Open mHealth Ecosystem Tools¶
Available Resources¶
Schema Repository:
- All schemas: github - .com - /openmhealth - /schemas 
- Documentation: openmhealth - .org - /documentation 
- JSON Schema validators 
Data Visualization:
- Open mHealth provides visualization libraries 
- Pre-built charts for common data types 
- Customizable for specific needs 
Sample Data:
- Example data for each schema 
- Testing and development support 
Integration Libraries¶
Libraries exist for multiple languages:
- JavaScript: Parse and validate Open mHealth data in web apps 
- Python: Analysis and visualization (JupyterHealth Client uses this) 
- Java/Android: Native mobile integration 
- iOS/Swift: Apple ecosystem integration 
Comparing Open mHealth to Other Standards¶
Open mHealth vs. Proprietary Formats¶
| Aspect | Open mHealth | Proprietary | 
|---|---|---|
| Interoperability | High - works across devices | Low - vendor specific | 
| Documentation | Public, comprehensive | Often limited | 
| Validation | JSON Schema available | Varies by vendor | 
| Community | Open source, 6000+ devs | Vendor controlled | 
| Cost | Free, open standard | May require licensing | 
Open mHealth vs. FHIR Observation¶
| Aspect | Open mHealth | FHIR Observation | 
|---|---|---|
| Purpose | Device data format | Clinical observation record | 
| Granularity | Very detailed for wearables | Flexible for many uses | 
| Adoption | Wearable/device community | Healthcare systems | 
| Validation | JSON Schema | FHIR validators | 
| Best For | Patient-generated data | Clinical and device data | 
JHE’s Approach: Use both together. FHIR for structure and healthcare compatibility, Open mHealth for device data richness.
Open mHealth Standards Evolution¶
Emerging Data Types¶
The Open mHealth community continues to develop schemas for new device types:
- Environmental sensors (air quality, noise) 
- Mental health indicators (stress, mood) 
- Advanced biometrics (hydration, blood oxygen variability) 

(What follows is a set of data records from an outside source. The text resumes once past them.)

# cwchenwang/outdoor-nerf-depth

Hardware: AMD Instinct MI355X
Metric: train rays/sec, KITTI 375x1242, 64+128 samples/ray (higher is better)
Workload: dtype bf16 MFMA operands, f32 accumulate / f32 master weights

## Files before the change

include/nerfpp_hip.h:

```cpp
#ifndef NERFPP_HIP_H
#define NERFPP_HIP_H

#include <stdint.h>

#ifdef __cplusplus
extern "C" {
#endif

#define NERFPP_ABI_VERSION 9

#define NERFPP_OK 0
#define NERFPP_ERR_ARG 1
#define NERFPP_ERR_HIP 2
#define NERFPP_ERR_INTERNAL 3
#define NERFPP_ERR_UNSUPPORTED 4
#define NERFPP_ERR_COMM 5
#define NERFPP_ERR_LAUNCH NERFPP_ERR_HIP

#define NERFPP_PREC_BF16 1
#define NERFPP_PREC_SPLIT_BF16 2
#define NERFPP_PREC_FP16X2W 3

#define NERFPP_LOSS_RGB_ONLY 0
#define NERFPP_LOSS_MSE 1
#define NERFPP_LOSS_L1 2
#define NERFPP_LOSS_KL 3

#define NERFPP_FG_PARAMS 595844
#define NERFPP_BG_PARAMS 606596
#define NERFPP_LEVEL_PARAMS 1202440
#define NERFPP_MAX_SAMPLES 256

const char* nerfpp_last_error(void);
int nerfpp_abi_version(void);


int nerfpp_intersect_sphere(void* stream, int n_rays, const float* ray_o, const float* ray_d,
                            float* fg_far, int* bad_count);

int nerfpp_sample_coarse(void* stream, int n_rays, int n_samples, const float* ray_o,
                         const float* ray_d, const float* min_depth, const float* t_rand_fg,
                         const float* t_rand_bg, float* fg_far, float* fg_z, float* bg_z,
                         int* bad_count);

int nerfpp_sample_coarse_rng(void* stream, int n_rays, int n_samples, const float* ray_o,
                             const float* ray_d, const float* min_depth, uint64_t seed, uint64_t step,
                             float* fg_far, float* fg_z, float* bg_z, int* bad_count);

int nerfpp_rng_uniform(void* stream, uint64_t seed, uint64_t step, int stream_id, int64_t n, float* out);

int nerfpp_perturb_samples(void* stream, int n_rays, int n_samples, const float* z_vals,
                           const float* t_rand, float* out);

int nerfpp_sample_pdf(void* stream, int n_rays, int n_bins_m, int n_new, const float* bins,
                      const float* weights, const float* u, float* samples, int64_t* above_inds);

int nerfpp_sample_fine(void* stream, int n_rays, int s_old, int n_new, const float* z_old,
                       const float* weights, const float* u, float* z_merged, float* samples,
                       int64_t* above_inds);

int nerfpp_sample_fine_pair(void* stream, int n_rays, int s_old, int n_new, const float* fg_z_old,
                            const float* fg_weights, const float* fg_u, float* fg_z_merged,
                            const float* bg_z_old, const float* bg_weights, const float* bg_u,
                            float* bg_z_merged);

int nerfpp_sample_fine_pair_rng(void* stream, int n_rays, int s_old, int n_new, const float* fg_z_old,
                                const float* fg_weights, float* fg_z_merged, const float* bg_z_old,
                                const float* bg_weights, float* bg_z_merged, uint64_t seed, uint64_t step);

int nerfpp_sample_pixels(void* stream, uint64_t seed, uint64_t step, int64_t n_pixels, int n_rays, int64_t* pix);

int nerfpp_gather_rays(void* stream, int n_rays, int width, const float* cam, const int64_t* pix,
                       const float* rgb_img, const float* depth_img, float* ray_o, float* ray_d,
                       float* rgb, float* depth_sup, float* min_depth);


int nerfpp_table_sizes(int net, int64_t* fwd_elems, int64_t* fwd_bias_elems, int64_t* bwd_elems,
                       int64_t* slab_floats, int64_t* n_params);
int nerfpp_build_tables(int net, int32_t* fwd_tbl, int32_t* bias_tbl, int32_t* bwd_tbl,
                        int32_t* unpack_tbl);
int64_t nerfpp_level_tables_elems(void);
int nerfpp_build_level_tables(int32_t* host_tables);

int nerfpp_dw_plan(int64_t rows, int backward_precision, int32_t* k_out, int32_t* is_full_out);

int64_t nerfpp_packed_bytes(int precision);
int nerfpp_pack_level(void* stream, int precision, const float* params, const int32_t* tables,
                      void* packed);


int64_t nerfpp_workspace_bytes(int n_rays, int n_samples, int precision, int training);

int nerfpp_workspace_tensor(int n_rays, int n_samples, int precision, int net, int tensor,
                            int64_t* byte_offset, int32_t* ld, int64_t* plane_bytes);

typedef struct {
  int32_t n_rays, n_samples;
  int32_t precision, training;
  const float* ray_o;
  const float* ray_d;
  const float* fg_far;
  const float* fg_z;
  const float* bg_z;
  const void* packed;
  void* workspace;
  float* rgb;
  float* depth;
  float* fg_weights;
  float* bg_weights;
  float* fg_dists;
  float* fg_rgb;
  float* fg_depth;
  float* bg_rgb;
  float* bg_depth;
  float* bg_lambda;
  void* ev_mlp_begin;
  void* ev_mlp_end;
} nerfpp_forward_args;

int nerfpp_level_forward(void* stream, const nerfpp_forward_args* args);
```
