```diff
@@ -63,59 +65,100 @@
         const int pw = r0 / (HU * WQ), r1 = r0 - pw * (HU * WQ);
         const int ihl = r1 / WQ, iwq = r1 - ihl * WQ;
         const int ih = SF_IMG_FLIP ? HU - 1 - ihl : ihl;
-        srcoff[j] = (ih * W + iwq * ST + pw) * CIN + c * 4;
-    }
-    auto load_image = [&](int s) {
-        const int u = s < nunits ? s : nunits - 1, smp = u / U, strip = u - smp * U;
-        const float *img = in + (int64_t)smp * in_stride + strip * (R * ST * W * CIN);
-        char *dst = ring + (s % RING) * IMG_B;
-#pragma unroll
-        for (int j = 0; j < NI; ++j)
-            if (wave + NW * j < NDMA) GLDS16(img + srcoff[j], dst + (wave + NW * j) * 1024);
-    };
+        srcoff[j] = (uint32_t)((ih * W + iwq * ST + pw) * CIN + c * 4) * 4u;
+    }
     const uint32_t M32 = (uint32_t)Mtot;
-    auto last_sample = [&](int fb, int nf) {
+    auto last_unit = [&](int fb, int nf) {
         uint32_t m = (uint32_t)(fb + nf) * 16u - 1u;
         m = m < M32 ? m : M32 - 1u;
         return (int)(m / (uint32_t)OHW);
     };
+    const uint32_t lds0 = (uint32_t)(uintptr_t)(__attribute__((address_space(3))) char *)ring;
     int loaded = (int)(((uint32_t)f_beg * 16u) / (uint32_t)OHW);
+    int ld_strip = loaded % U, ld_slot = loaded % RING;
+    const float *ld_img = in + (int64_t)(loaded / U) * in_stride + ld_strip * (R * ST * W * CIN);
+    auto loader_next = [&]() {
+        ++loaded;
+        ld_slot = ld_slot + 1 == RING ? 0 : ld_slot + 1;
+        ld_img += R * ST * W * CIN;
+        if (++ld_strip == U) {
+            ld_strip = 0;
+            ld_img += in_stride - (int64_t)U * (R * ST * W * CIN);
+        }
+    };
+    auto piece = [&](auto qc, int nnew) {
+        constexpr int Q = decltype(qc)::value, I = Q / NI, J = Q % NI;
+        if (I < nnew) {
+            if (NDMA % NW == 0 || wave + NW * J < NDMA)
+                glds16_si<NW * J * 1024>(ld_img, srcoff[J], lds0 + (uint32_t)ld_slot * IMG_B + (uint32_t)wave * 1024u);
+            if (J == NI - 1) loader_next();
+        }
+    };
+    constexpr int MAXNEW = (G::BROWS + OHW - 1) / OHW, NPIECE = MAXNEW * NI;
+    constexpr int PPG = 2, NGAP = (NPIECE + PPG - 1) / PPG;
+    static_assert(NGAP < KG / 2, "more DMA gaps than k-group pairs");
+
+    constexpr uint32_t DIV_M = 65536u / OW + 1u;
+    static_assert((uint32_t)(OHW - 1) * DIV_M < (1u << 24) && ((OW - 65536 % OW) * (OHW - 1)) < 65536, "pixel / OW by multiplication");
+    constexpr int LIN0 = SF_IMG_FLIP ? (R - 1) * ST * WQ : 0, LIN1 = SF_IMG_FLIP ? -(ST * WQ + OW) : ST * WQ - OW;
+    const int kgoff = (kg * PLANE + LIN0) * 16;
+    uint32_t pix[TMF], soff[TMF];
+    int base[TMF];
+    auto address = [&](int f) {
+        const uint32_t oh = __umul24(pix[f], DIV_M) >> 16;
+        return (int)soff[f] + kgoff + ((int)pix[f] + (int)oh * LIN1) * 16;
+    };
+    auto advance = [&](auto rowsc) {
+        constexpr int ROWS = decltype(rowsc)::value, QU = ROWS / OHW, REM = ROWS % OHW;
+#pragma unroll
+        for (int f = 0; f < TMF; ++f) {
+            pix[f] += REM;
+            const bool wrap = pix[f] >= (uint32_t)OHW;
+            pix[f] = wrap ? pix[f] - OHW : pix[f];
+            soff[f] += wrap ? (QU + 1) * IMG_B : QU * IMG_B;
+#pragma unroll
+            for (int i = 0; i < (QU + 1 + RING - 1) / RING; ++i) soff[f] = soff[f] >= RING * IMG_B ? soff[f] - RING * IMG_B : soff[f];
+        }
+    };
+#pragma unroll
+    for (int f = 0; f < TMF; ++f) {
+        const uint32_t m = (uint32_t)(f_beg + wset * TMF + f) * 16u + (uint32_t)col, s = m / (uint32_t)OHW;
+        pix[f] = m - s * (uint32_t)OHW;
+        soff[f] = (s % (uint32_t)RING) * (uint32_t)IMG_B;
+        base[f] = address(f);
+    }
+    int odd_slot = 0;
+    if (STAGGER) {
+        __syncthreads();
+        odd_slot = __builtin_amdgcn_readfirstlane(odd_slot_s);
+    }
+    int adv = (STAGGER && odd_slot) ? 1 : TB;
     {
-        const int hi = last_sample(f_beg, min(TB, f_end - f_beg));
-        for (; loaded <= hi; ++loaded) load_image(loaded);
+        const int hi = last_unit(f_beg, min(adv, f_end - f_beg));
+        while (loaded <= hi) sf_static_for<0, NI>([&](auto jc) { piece(jc, 1); });
     }
     f32x4 pend[TMF];
     int pend_fb = -1, pend_nf = 0;
+    const uint32_t lane_out = (uint32_t)(4 * kg * N + n);
     auto store_pend = [&]() {
-        float *ob = out + ((int64_t)pend_fb * 16 + 4 * kg) * N + n;
-        const int rows_left = (int)(M32 - ((uint32_t)pend_fb * 16u + 4u * (uint32_t)kg));
-#pragma unroll
-        for (int f = 0; f < TMF; ++f)
-#pragma unroll
-            for (int r = 0; r < 4; ++r)
-                if (f < pend_nf && f * 16 + r < rows_left) ob[(f * 16 + r) * N] = pend[f][r];
-    };
-    for (int fb0 = f_beg; fb0 < f_end; fb0 += TB) {
-        const int fb = fb0 + wset * TMF;
-        const int nf = max(0, min(TMF, f_end - fb));
-        asm volatile("s_waitcnt vmcnt(0)" ::: "memory");
-        __syncthreads();
-        if (fb0 + TB < f_end) {
-            const int hi = last_sample(fb0 + TB, min(TB, f_end - fb0 - TB));
-            for (; loaded <= hi; ++loaded) load_image(loaded);
-        }
-        if (pend_fb >= 0) store_pend();
-        int base[TMF];
-#pragma unroll
-        for (int f = 0; f < TMF; ++f) {
-            uint32_t m = (uint32_t)(nf > 0 ? fb + (f < nf ? f : 0) : fb0) * 16u + (uint32_t)col;
-            m = m < M32 ? m : M32 - 1u;
-            const uint32_t s = m / (uint32_t)OHW, p = m - s * (uint32_t)OHW, oh = p / (uint32_t)OW, ow = p - oh * (uint32_t)OW;
-            const uint32_t prow = SF_IMG_FLIP ? ((uint32_t)(R - 1) - oh) * ST : oh * ST;
-            base[f] = (int)((s % (uint32_t)RING) * (uint32_t)IMG_B + ((uint32_t)kg * PLANE + prow * WQ + ow) * 16u);
-        }
-        auto compute = [&](auto nfc) {
-        constexpr int NF = decltype(nfc)::value;
+        if (pend_nf == TMF && (uint32_t)(pend_fb + TMF) * 16u <= M32) {
+            float *ob = out + (int64_t)pend_fb * (16 * N);
+#pragma unroll
+            for (int f = 0; f < TMF; ++f)
+#pragma unroll
+                for (int r = 0; r < 4; ++r) ob[lane_out + (uint32_t)((f * 16 + r) * N)] = pend[f][r];
+        } else {
+            float *ob = out + ((int64_t)pend_fb * 16 + 4 * kg) * N + n;
+            const int rows_left = (int)(M32 - ((uint32_t)pend_fb * 16u + 4u * (uint32_t)kg));
+#pragma unroll
+            for (int f = 0; f < TMF; ++f)
+#pragma unroll
+                for (int r = 0; r < 4; ++r)
+                    if (f < pend_nf && f * 16 + r < rows_left) ob[(f * 16 + r) * N] = pend[f][r];
+        }
+    };
+    auto step = [&](auto nfc, auto advc, int fb, int nf, int nnew) {
+        constexpr int NF = decltype(nfc)::value, ADV = decltype(advc)::value;
         f32x4 acc[NF];
 #pragma unroll
         for (int f = 0; f < NF; ++f) acc[f] = f32x4{0.f, 0.f, 0.f, 0.f};
@@ -137,18 +180,28 @@
         };
         fetch(0, 0);
         fetch(1, 0);
-#pragma unroll
-        for (int gp = 0; gp < KG / 2; ++gp) {
+        __builtin_amdgcn_sched_barrier(0);
+        if (pend_fb >= 0) store_pend();
+        int nbase[TMF];
+        advance(std::integral_constant<int, ADV * 16>{});
+#pragma unroll
+        for (int f = 0; f < TMF; ++f) nbase[f] = address(f);
+        sf_static_for<0, KG / 2>([&](auto gpc) {
+            constexpr int gp = decltype(gpc)::value;
             mfmas(2 * gp, gp & 1);
             __builtin_amdgcn_sched_barrier(0);
             if (gp + 1 < KG / 2) {
                 fetch(2 * gp + 2, (gp + 1) & 1);
                 fetch(2 * gp + 3, (gp + 1) & 1);
             }
+            if constexpr (img_dma_gap(gp, KG / 2, NGAP) >= 0) {
+                constexpr int Q0 = img_dma_gap(gp, KG / 2, NGAP) * PPG, Q1 = Q0 + PPG < NPIECE ? Q0 + PPG : NPIECE;
+                sf_static_for<Q0, Q1>([&](auto qc) { piece(qc, nnew); });
+            }
             __builtin_amdgcn_sched_barrier(0);
             mfmas(2 * gp + 1, gp & 1);
             __builtin_amdgcn_sched_barrier(0);
-        }
+        });
         auto park = [&](auto kc) {
             constexpr int KIND = decltype(kc)::value;
 #pragma unroll
@@ -158,11 +211,23 @@
         };
         if (act == 1) park(std::integral_constant<int, 1>{});
         else park(std::integral_constant<int, -1>{});
-        };
-        if (SF_IMG_HALFSTEP && TMF == 2 && nf == 1) compute(std::integral_constant<int, 1>{});
-        else compute(std::integral_constant<int, TMF>{});
+#pragma unroll
+        for (int f = 0; f < TMF; ++f) base[f] = nbase[f];
         pend_fb = fb;
         pend_nf = nf;
+    };
+    for (int fb0 = f_beg; fb0 < f_end;) {
+        const int fb = fb0 + wset * (adv == TB ? TMF : 0);
+        const int nf = max(0, min(adv == TB ? TMF : 1, f_end - fb));
+        const int next = fb0 + adv;
+        const int nnew = next < f_end ? last_unit(next, min(TB, f_end - next)) - loaded + 1 : 0;
+        asm volatile("s_waitcnt vmcnt(0)" ::: "memory");
+        __syncthreads();
+        if (STAGGER && adv == 1) step(std::integral_constant<int, 1>{}, std::integral_constant<int, 1>{}, fb, nf, nnew);
+        else if (SF_IMG_HALFSTEP && TMF == 2 && nf == 1) step(std::integral_constant<int, 1>{}, std::integral_constant<int, TB>{}, fb, nf, nnew);
+        else step(std::integral_constant<int, TMF>{}, std::integral_constant<int, TB>{}, fb, nf, nnew);
+        fb0 = next;
+        adv = TB;
     }
     if (pend_fb >= 0) store_pend();
 }
```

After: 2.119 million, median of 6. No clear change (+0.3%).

## Stage dgrad ReLU mask through LDS via async global-to-LDS loads

Applied to the files above, without the earlier changes.

In the ZL dgrad path with 2x2 warp tiles, the ReLU mask used to be prefetched into 64 registers per lane. It is now DMA'd into the free LDS stage with global_load_lds, in two halves. The first half is issued during the last K step and the second after a barrier in the epilogue, and the store loop then reads the mask values from LDS. This is meant to cut register pressure and use wide 16-byte coalesced loads. In exchange it adds an extra barrier, vmcnt waits and LDS reads in the epilogue, and it needs N%4==0 and a 16-byte-aligned mask.

```diff
diff --git a/sample_factory_amd/csrc/sf_nn_glds.h b/sample_factory_amd/csrc/sf_nn_glds.h
--- a/sample_factory_amd/csrc/sf_nn_glds.h
+++ b/sample_factory_amd/csrc/sf_nn_glds.h
@@ -212,6 +212,9 @@
     }
 }
 
+#ifndef SF_FC_MASK_LDS
+#define SF_FC_MASK_LDS 1
+#endif
 #ifndef SF_PIX_INCR
 #define SF_PIX_INCR 1
 #endif
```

- Medication adherence tracking 
FHIR and Open mHealth Convergence¶
The FHIR and Open mHealth communities are collaborating on:
- FHIR profiles referencing Open mHealth schemas 
- Implementation guides for wearable data 
- Standards convergence where appropriate 
Research Opportunities with Standardized Data¶
Consistent data formats enable advanced research:
- Training ML models across multiple studies 
- Transfer learning between device types 
- Federated learning while preserving privacy 
- Algorithm validation across diverse datasets 
Learn More¶
Open mHealth Resources:
Related JupyterHealth Exchange Documentation:
- Why FHIR? Interoperability Explained - Understanding the FHIR side 
- API Reference - How to upload Open mHealth data 
- Architecture - Technical implementation details 
Standards Organizations:
- HL7 FHIR - Healthcare data standards 
- IEEE 1752.1 - Mobile health data standard 
Summary¶
Open mHealth provides the crucial missing piece for wearable data interoperability: standardized schemas that normalize data across different device manufacturers. By combining Open mHealth’s device-focused standards with FHIR’s healthcare system compatibility, JupyterHealth Exchange creates a comprehensive solution for research data exchange.
Key Takeaways:
- Open mHealth standardizes device data formats across manufacturers 
- JHE stores Open mHealth JSON within FHIR Observation resources 
- Three-tier validation ensures data quality and schema compliance 
- Researchers write device-agnostic analysis code 
- Standards enable cross-study meta-analyses and long-term research 
- The ecosystem continues growing with new schemas and tools 
This hybrid approach—FHIR for structure, Open mHealth for content—represents the best of both worlds for health data interoperability.